◆ Description of the task ◆
Using the records below, repeat exactly the lines from the one holding "0), kRulePasses, stream);" through the one holding "int, which: str)", both ends included, and no others.

◆ Source data ◆

+    if constexpr (DIR) asm volatile("" : "+v"(alane));
+#endif
 #pragma unroll
     for (int u = 0; u < PBW; ++u) {
-      const int cb = min(tn * (GEO::TT / 32) + wave * PBW + u, p.ncb - 1);
-      srcB[u] = p.B + (int64_t)cb * p.b_rb_stride + (int64_t)k0 * kRB;
+      if constexpr (DIR) {
+        const int cb = tn * (GEO::TT / 32) + wave * PBW + u;
+        const int64_t row0 = (int64_t)min(cb, p.ncb - 1) * 32;
+        xlive[u] = (int64_t)cb * 32 + (lane & 31) < p.T;
+        const int64_t row = min(row0 + (lane & 31), p.T - 1);
+        xlane[u] = ((unsigned)(row - row0) * (unsigned)nks * 16u + (unsigned)(lane >> 5) * 8u) * 4u;
+#if defined(__HIP_DEVICE_COMPILE__)
+        asm volatile("" : "+v"(xlane[u]));
+#endif
+        srcX[u] = reinterpret_cast<const unsigned char*>(p.X + row0 * ((int64_t)nks * 16) + (int64_t)k0 * 16);
+      } else {
+        const int cb = min(tn * (GEO::TT / 32) + wave * PBW + u, p.ncb - 1);
+        srcB[u] = p.B + (int64_t)cb * p.b_rb_stride + (int64_t)k0 * kRB;
+      }
     }
     unsigned char* const ldsA = smem + wave * kRB;
     unsigned char* const ldsB = smem + NPA * kFrag + wave * (PBW * kRB);
+    constexpr int kSplitRounds = 2;
     u32x4 breg[SGN ? PBW : 1][3];
+    f32x4 xreg[DIR ? PBW : 1][2];
     auto stage_in = [&](int stg, int adv) __attribute__((always_inline)) {
       srcA += adv * (G * kFrag);
 #pragma unroll
-      for (int u = 0; u < PBW; ++u) srcB[u] += adv * kRB;
-#pragma unroll
-      for (int q = 0; q < 3; ++q) glds16(srcA + q * kFrag + lane16, ldsA + stg * STAGE + q * kFrag);
-#pragma unroll
-      for (int u = 0; u < PBW; ++u)
-#pragma unroll
-        for (int q = 0; q < 3; ++q) {
-          if constexpr (SGN) breg[u][q] = *reinterpret_cast<const u32x4*>(srcB[u] + q * kFrag + lane16);
-          else glds16(srcB[u] + q * kFrag + lane16, ldsB + stg * STAGE + (u * 3 + q) * kFrag);
-        }
+      for (int u = 0; u < PBW; ++u) {
+        if constexpr (DIR) srcX[u] += adv * 64;
+        else srcB[u] += adv * kRB;
+      }
+#pragma unroll
+      for (int q = 0; q < 3; ++q) glds16(srcA + q * kFrag + (DIR ? alane : (unsigned)lane16), ldsA + stg * STAGE + q * kFrag);
+#pragma unroll
+      for (int u = 0; u < PBW; ++u) {
+        if constexpr (DIR) {
+          xreg[u][0] = *reinterpret_cast<const f32x4*>(srcX[u] + xlane[u]);
+          xreg[u][1] = *reinterpret_cast<const f32x4*>(srcX[u] + xlane[u] + 16);
+        } else {
+#pragma unroll
+          for (int q = 0; q < 3; ++q) {
+            if constexpr (SGN) breg[u][q] = *reinterpret_cast<const u32x4*>(srcB[u] + q * kFrag + lane16);
+            else glds16(srcB[u] + q * kFrag + lane16, ldsB + stg * STAGE + (u * 3 + q) * kFrag);
+          }
+        }
+      }
+    };
+    u32x4 xpl[DIR ? PBW : 1][3];
+    auto split_and_store = [&](int stg, int part) __attribute__((always_inline)) {
+      constexpr int NPAIR = DIR ? PBW * 4 : 0;
+#pragma unroll
+      for (int i = NPAIR * part / kSplitRounds; i < NPAIR * (part + 1) / kSplitRounds; ++i) {
+        const int u = i >> 2, e = i & 3;
+        unsigned pk[3];
+        float x0 = xreg[u][e >> 1][2 * (e & 1)], x1 = xreg[u][e >> 1][2 * (e & 1) + 1];
+#if defined(__HIP_DEVICE_COMPILE__)
+        asm volatile("" : "+v"(x0), "+v"(x1));
+#endif
+        x0 = xlive[u] ? x0 : 0.0f;
+        x1 = xlive[u] ? x1 : 0.0f;
+        if constexpr (MODE == MODE_ZD) split3_pk(apply_op<OP_ABS>(x0), apply_op<OP_ABS>(x1), pk);
+        else split3_pk(x0, x1, pk);
+#pragma unroll
+        for (int q = 0; q < 3; ++q) xpl[u][q][e] = pk[q];
+      }
+      if (part == kSplitRounds - 1) {
+#pragma unroll
+        for (int u = 0; u < (DIR ? PBW : 0); ++u)
+#pragma unroll
+          for (int q = 0; q < 3; ++q) *reinterpret_cast<u32x4*>(ldsB + stg * STAGE + (u * 3 + q) * kFrag + lane16) = xpl[u][q];
+      }
+    };
+    auto split_round = [&](int stg, int part) __attribute__((always_inline)) {
+      split_and_store(stg, part);
+      constexpr int NMF = MI * 2, PER = (PBW * 4 + kSplitRounds - 1) / kSplitRounds * 13;
+#pragma unroll
+      for (int i = 0; i < NMF; ++i) {
+        __builtin_amdgcn_sched_group_barrier(0x008, 1, 0);
+        __builtin_amdgcn_sched_group_barrier(0x002, (PER + NMF - 1) / NMF, 0);
+      }
     };
     auto sign_and_store = [&](int stg) __attribute__((always_inline)) {
 #pragma unroll
@@ -415,6 +481,10 @@
 
     stage_in(0, 0);
     if constexpr (SGN) sign_and_store(0);
+    if constexpr (DIR) {
+#pragma unroll
+      for (int part = 0; part < kSplitRounds; ++part) split_and_store(0, part);
+    }
     int st = 0;
     bf16x8 a[MI][3], b[2][3];
     for (int ks = k0; ks < k1; ++ks) {
@@ -454,6 +524,7 @@
 #pragma unroll
         for (int q6 = 3; q6 < 6; ++q6) {
           X6_MM(0, 0, q6); X6_MM(1, 0, q6); X6_MM(1, 1, q6); X6_MM(0, 1, q6);
+          if constexpr (DIR) if (q6 >= 6 - kSplitRounds) split_round((st + 1) % kStages, q6 - (6 - kSplitRounds));
           X6_SB;
         }
 #undef X6_RD4
@@ -485,6 +556,7 @@
       for (int q6 = 3; q6 < 6; ++q6) {
         X6_MM(0, 0, q6); X6_MM(1, 0, q6); X6_MM(1, 1, q6); X6_MM(0, 1, q6);
         X6_MM(2, 1, q6); X6_MM(2, 0, q6); X6_MM(3, 0, q6); X6_MM(3, 1, q6);
+        if constexpr (DIR) if (q6 >= 6 - kSplitRounds) split_round((st + 1) % kStages, q6 - (6 - kSplitRounds));
         X6_SB;
       }
       }
@@ -498,7 +570,7 @@
       if constexpr (SGN) sign_and_store((st + 1) % kStages);
       st = (st + 1 == kStages) ? 0 : st + 1;
     }
-    if constexpr (SGN) asm volatile("s_waitcnt lgkmcnt(0)" ::: "memory");
+    if constexpr (SGN || DIR) asm volatile("s_waitcnt lgkmcnt(0)" ::: "memory");
 
     auto publish = [&](float* dst, unsigned* flag) __attribute__((always_inline)) {
       f32x4* op = reinterpret_cast<f32x4*>(dst) + (size_t)wave * (GEO::ACC / 4) * 64 + lane;
@@ -794,7 +866,7 @@
         }
       }
       }
-    } else if constexpr (MODE == MODE_G) {
+    } else if constexpr (IS_G) {
       float* const bias_lds = reinterpret_cast<float*>(smem + LDS_MAIN) + wave * 128;
       if (lane < MI * 8) {
         f32x4 bv = {0.0f, 0.0f, 0.0f, 0.0f};
@@ -939,7 +1011,8 @@
 
 constexpr int kTileMask = TE_X6_TILE_128 | TE_X6_TILE_256 | TE_X6_TILE_128x128;
 constexpr int kProductFlags = kTileMask | TE_X6_WHOLE_TILES | TE_X6_TEST_DROP_HANDOVER | TE_X6_TEST_SMALL_GRID;
-constexpr int kRuleFlags = kProductFlags | TE_X6_PHASE_MASK | TE_X6_X_PLANES_SIGNED | (kTileMask << TE_X6_TILE_Z_SHIFT) | (kTileMask << TE_X6_TILE_C_SHIFT);
+constexpr int kGemmFlags = kProductFlags | TE_X6_X_DIRECT;
+constexpr int kRuleFlags = kGemmFlags | TE_X6_PHASE_MASK | TE_X6_X_PLANES_SIGNED | (kTileMask << TE_X6_TILE_Z_SHIFT) | (kTileMask << TE_X6_TILE_C_SHIFT);
 
 inline int pick_wm(int64_t in_f, int64_t out_f) {
   if (out_f % 256 == 0 && in_f % 128 == 0) return 2;
@@ -1153,7 +1226,9 @@
                               int64_t T, int64_t K, int64_t M, int flags, unsigned* status, void* ws, size_t ws_bytes,
                               te_stream_t stream_) {
   if ((!X && !x_planes) || !w_planes || !out) return TE_ERR_INVALID_ARG;
-  if ((flags & ~kProductFlags) != 0) return TE_ERR_INVALID_ARG;
+  if ((flags & ~kGemmFlags) != 0) return TE_ERR_INVALID_ARG;
+  const bool direct = (flags & TE_X6_X_DIRECT) != 0;
+  if (direct && (x_planes || !X)) return TE_ERR_INVALID_ARG;
   if (!te_gemm_x6_supported(T, K, M)) return TE_ERR_UNSUPPORTED;
   if (!ws || ws_bytes < te_gemm_x6_workspace_bytes(T, K, M) || !te_aligned16(ws)) return TE_ERR_WORKSPACE;
   if ((X && !te_aligned16(X)) || !te_aligned16(out) || !te_aligned16(w_planes) || (bias && !te_aligned16(bias)) ||
@@ -1162,14 +1237,17 @@
   hipStream_t stream = (hipStream_t)stream_;
   const X6Workspace l = gemm_workspace(T, K, M);
   zero_flag_regions(l.flag_region(ws, 0), 1, stream);
-  if (!x_planes) {
+  if (!x_planes && !direct) {
     int rc = te_linear_x6_split_matrix_f32(X, T, K, 0, l.x(ws, 0), planes_bytes(T, K), stream_);
     if (rc != TE_OK) return rc;
     x_planes = l.x(ws, 0);
   }
   const int wm = choose_geo((M % 256 == 0) ? 2 : 1, T, M, flags & kTileMask, 192, true);
-  const int rc = launch_pass<MODE_G>(call_params(T, l.acc(ws), bias, out, status, flags), wm, (const unsigned char*)w_planes,
-                                     (const unsigned char*)x_planes, nullptr, K, M, l.flag_region(ws, 0), stream);
+  X6Params p = call_params(T, l.acc(ws), bias, out, status, flags);
+  p.X = X;
+  const int rc = direct ? launch_pass<MODE_GD>(p, wm, (const unsigned char*)w_planes, nullptr, nullptr, K, M, l.flag_region(ws, 0), stream)
+                        : launch_pass<MODE_G>(p, wm, (const unsigned char*)w_planes, (const unsigned char*)x_planes, nullptr, K, M,
+                                              l.flag_region(ws, 0), stream);
   if (rc != TE_OK) return rc;
   TE_RETURN_IF_LAUNCH_FAILED();
   return TE_OK;
@@ -1192,6 +1270,8 @@
     return TE_ERR_UNSUPPORTED;
   if (bad_r_scale(r_scale, rows_per_sample, T)) return TE_ERR_INVALID_ARG;
   if ((flags & ~kRuleFlags) != 0) return TE_ERR_INVALID_ARG;
+  const bool direct = (flags & TE_X6_X_DIRECT) != 0;
+  if (direct && (x_planes || (flags & TE_X6_X_PLANES_SIGNED))) return TE_ERR_INVALID_ARG;
   const int phases = (flags & TE_X6_PHASE_MASK) ? (flags & TE_X6_PHASE_MASK) : TE_X6_PHASE_MASK;
   hipStream_t stream = (hipStream_t)stream_;
   const X6Workspace l = rule_workspace(T, in_f, out_f);
@@ -1201,7 +1281,7 @@
 
   if (phases & TE_X6_PHASE_SPLIT) zero_flag_regions(l.flag_region(ws, 0), kRulePasses, stream);
   const bool x_signed = (flags & TE_X6_X_PLANES_SIGNED) != 0;
-  if (!x_planes) {
+  if (!x_planes && !direct) {
     if (phases & TE_X6_PHASE_SPLIT) {
       int rc = x_signed ? te_linear_x6_split_matrix_f32(X, T, in_f, 0, l.x(ws, 0), planes_bytes(T, in_f), stream_)
                         : te_linear_x6_split_abs_f32(X, T, in_f, l.x(ws, 0), planes_bytes(T, in_f), stream_);
@@ -1217,7 +1297,8 @@
                                  X, W, Y);
   int rc;
   if (phases & TE_X6_PHASE_Z) {
-    rc = x_signed ? launch_pass<MODE_ZS>(p, wm_z, wz, (const unsigned char*)x_planes, Ss, in_f, out_f, l.flag_region(ws, 0), stream, 1.0f)
+    rc = direct   ? launch_pass<MODE_ZD>(p, wm_z, wz, nullptr, Ss, in_f, out_f, l.flag_region(ws, 0), stream, 1.0f)
+         : x_signed ? launch_pass<MODE_ZS>(p, wm_z, wz, (const unsigned char*)x_planes, Ss, in_f, out_f, l.flag_region(ws, 0), stream, 1.0f)
                   : launch_pass<MODE_Z>(p, wm_z, wz, (const unsigned char*)x_planes, Ss, in_f, out_f, l.flag_region(ws, 0), stream, 1.0f);
     if (rc != TE_OK) return rc;
   }
diff --git a/transformer-explainability_amd/ops.py b/transformer-explainability_amd/ops.py
--- a/transformer-explainability_amd/ops.py
+++ b/transformer-explainability_amd/ops.py
@@ -10,7 +10,8 @@
 from ._lib import (TE_HEADMEAN_CLAMP, TE_HEADMEAN_ROW0, TE_IMPL_SIMPLE, TE_RATIONALE_CLAMP, TE_ROLLOUT_CLS_FIXUP,
                    TE_ROLLOUT_NORMALISE, TE_ROLLOUT_ROW0, TE_VARIANT_LRP, TE_VARIANT_OURS)
 from ._lib import (TE_X6_PHASE_C, TE_X6_PHASE_SPLIT, TE_X6_PHASE_Z, TE_X6_TEST_DROP_HANDOVER,
-                   TE_X6_TEST_SMALL_GRID, TE_X6_TILE_C_SHIFT, TE_X6_TILE_Z_SHIFT, TE_X6_WHOLE_TILES, TE_X6_X_PLANES_SIGNED)
+                   TE_X6_TEST_SMALL_GRID, TE_X6_TILE_C_SHIFT, TE_X6_TILE_Z_SHIFT, TE_X6_WHOLE_TILES, TE_X6_X_DIRECT,
+                   TE_X6_X_PLANES_SIGNED)
 
 Tensor = torch.Tensor
 _VARIANTS = {"ours": TE_VARIANT_OURS, "lrp": TE_VARIANT_LRP}
@@ -284,6 +285,21 @@
     return X6_GEMM == "all" or (K <= 1024 and M >= 2 * K)
 
 
+X6_DIRECT_X = True
+
+
+def x6_direct_wanted(T: int, K: int, M: int, which: str) -> bool:
+    if which not in ("product", "zpass"):
+        raise ValueError(f"x6_direct_wanted: which = {which!r}")
+    if which == "product" and T < X6_DIRECT_MIN_ROWS:
+        return False
+    return bool(X6_DIRECT_X) and (which, K, M) not in X6_DIRECT_EXCEPT
+
+
+X6_DIRECT_EXCEPT: frozenset = frozenset({("product", 768, 3072), ("zpass", 768, 3072)})
+X6_DIRECT_MIN_ROWS = 12608
+
+
 def x6_weight_planes_lrp(W: Tensor, cache: Optional[dict] = None) -> Tensor:
     out_f, in_f = W.shape
     return _cached_planes(W, cache, "x6_planes_lrp", lambda Wd: (_prepare_planes(
@@ -401,6 +417,7 @@
         ws = _ws(lib.te_gemm_x6_workspace_bytes(T, K, M), like)
         x_bytes = (6.0 if x_planes is not None else 10.0) * T * K
         xs = x_planes
+        stray = keep_abs is not None and "x_planes_from_producer" in keep_abs
         if xs is None and keep_abs is not None:
             got = take_x_planes(keep_abs, X, T, K)
             if got is not None:
@@ -410,6 +427,10 @@
             raise _lib.TeError(f"gemm_x6: the operand planes handed in hold {xs.numel() * xs.element_size()} bytes, "
                                f"[{T}, {K}] needs {lib.te_linear_x6_planes_bytes(T, K)}")
         for_rule = xs is None and keep_abs is not None and rule_takes_abs_planes(T, K, M)
+        direct = (xs is None and not stray and x6_direct_wanted(T, K, M, "product")
+                  and (not for_rule or x6_direct_wanted(T, K, M, "zpass")))
+        if direct:
+            for_rule, x_bytes = False, 4.0 * T * K
         if for_rule and not X6_SIGNED_PLANES:
             x_bytes += 6.0 * T * K
         with _timed(timer_name, 12.0 * T * K * M, x_bytes + 6.0 * K * M + 4.0 * T * M):
@@ -426,7 +447,8 @@
                                "te_linear_x6_split_dual_f32")
                     post_x_abs_planes(keep_abs, X, T, K, xa)
             _lib.check(lib.te_gemm_x6_f32(_ptr(Xc) if Xc is not None else None, _ptr(xs), _ptr(w_planes), _ptr(bc), _ptr(out),
-                                          T, K, M, (X6_TILE | X6_FLAGS) & ~0x3c00, _ptr(x6_status(X.device)), _ptr(ws),
+                                          T, K, M, (X6_TILE | X6_FLAGS) & ~0x3c00 | (TE_X6_X_DIRECT if direct else 0),
+                                          _ptr(x6_status(X.device)), _ptr(ws),
                                           ws.numel(), _stream(like)), "te_gemm_x6_f32")
     return out.reshape(*lead, M)
 
@@ -495,7 +517,9 @@
             and _lib.load().te_linear_relprop_x6_supported(T, in_f, out_f)):
         planes = x6_weight_planes(W, cache)
         xa = take_x_abs_planes(cache, X, T, in_f) if cache is not None else None
-        x_signed = TE_X6_X_PLANES_SIGNED if planes_are_signed(xa) else 0
+        x_src = TE_X6_X_PLANES_SIGNED if planes_are_signed(xa) else 0
+        if xa is None and x6_direct_wanted(T, in_f, out_f, "zpass"):
+            x_src = TE_X6_X_DIRECT
         with _on_device(Xc) as lib:
             ws = _ws(lib.te_linear_relprop_x6_workspace_bytes(T, in_f, out_f), Xc)
             status = x6_status(Xc.device)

◆ Task result ◆
   if (phases & TE_X6_PHASE_SPLIT) zero_flag_regions(l.flag_region(ws, 0), kRulePasses, stream);
   const bool x_signed = (flags & TE_X6_X_PLANES_SIGNED) != 0;
-  if (!x_planes) {
+  if (!x_planes && !direct) {
     if (phases & TE_X6_PHASE_SPLIT) {
       int rc = x_signed ? te_linear_x6_split_matrix_f32(X, T, in_f, 0, l.x(ws, 0), planes_bytes(T, in_f), stream_)
                         : te_linear_x6_split_abs_f32(X, T, in_f, l.x(ws, 0), planes_bytes(T, in_f), stream_);
@@ -1217,7 +1297,8 @@
                                  X, W, Y);
   int rc;
   if (phases & TE_X6_PHASE_Z) {
-    rc = x_signed ? launch_pass<MODE_ZS>(p, wm_z, wz, (const unsigned char*)x_planes, Ss, in_f, out_f, l.flag_region(ws, 0), stream, 1.0f)
+    rc = direct   ? launch_pass<MODE_ZD>(p, wm_z, wz, nullptr, Ss, in_f, out_f, l.flag_region(ws, 0), stream, 1.0f)
+         : x_signed ? launch_pass<MODE_ZS>(p, wm_z, wz, (const unsigned char*)x_planes, Ss, in_f, out_f, l.flag_region(ws, 0), stream, 1.0f)
                   : launch_pass<MODE_Z>(p, wm_z, wz, (const unsigned char*)x_planes, Ss, in_f, out_f, l.flag_region(ws, 0), stream, 1.0f);
     if (rc != TE_OK) return rc;
   }
diff --git a/transformer-explainability_amd/ops.py b/transformer-explainability_amd/ops.py
--- a/transformer-explainability_amd/ops.py
+++ b/transformer-explainability_amd/ops.py
@@ -10,7 +10,8 @@
 from ._lib import (TE_HEADMEAN_CLAMP, TE_HEADMEAN_ROW0, TE_IMPL_SIMPLE, TE_RATIONALE_CLAMP, TE_ROLLOUT_CLS_FIXUP,
                    TE_ROLLOUT_NORMALISE, TE_ROLLOUT_ROW0, TE_VARIANT_LRP, TE_VARIANT_OURS)
 from ._lib import (TE_X6_PHASE_C, TE_X6_PHASE_SPLIT, TE_X6_PHASE_Z, TE_X6_TEST_DROP_HANDOVER,
-                   TE_X6_TEST_SMALL_GRID, TE_X6_TILE_C_SHIFT, TE_X6_TILE_Z_SHIFT, TE_X6_WHOLE_TILES, TE_X6_X_PLANES_SIGNED)
+                   TE_X6_TEST_SMALL_GRID, TE_X6_TILE_C_SHIFT, TE_X6_TILE_Z_SHIFT, TE_X6_WHOLE_TILES, TE_X6_X_DIRECT,
+                   TE_X6_X_PLANES_SIGNED)
 
 Tensor = torch.Tensor
 _VARIANTS = {"ours": TE_VARIANT_OURS, "lrp": TE_VARIANT_LRP}
@@ -284,6 +285,21 @@
     return X6_GEMM == "all" or (K <= 1024 and M >= 2 * K)
 
 
+X6_DIRECT_X = True
+
+
+def x6_direct_wanted(T: int, K: int, M: int, which: str) -> bool:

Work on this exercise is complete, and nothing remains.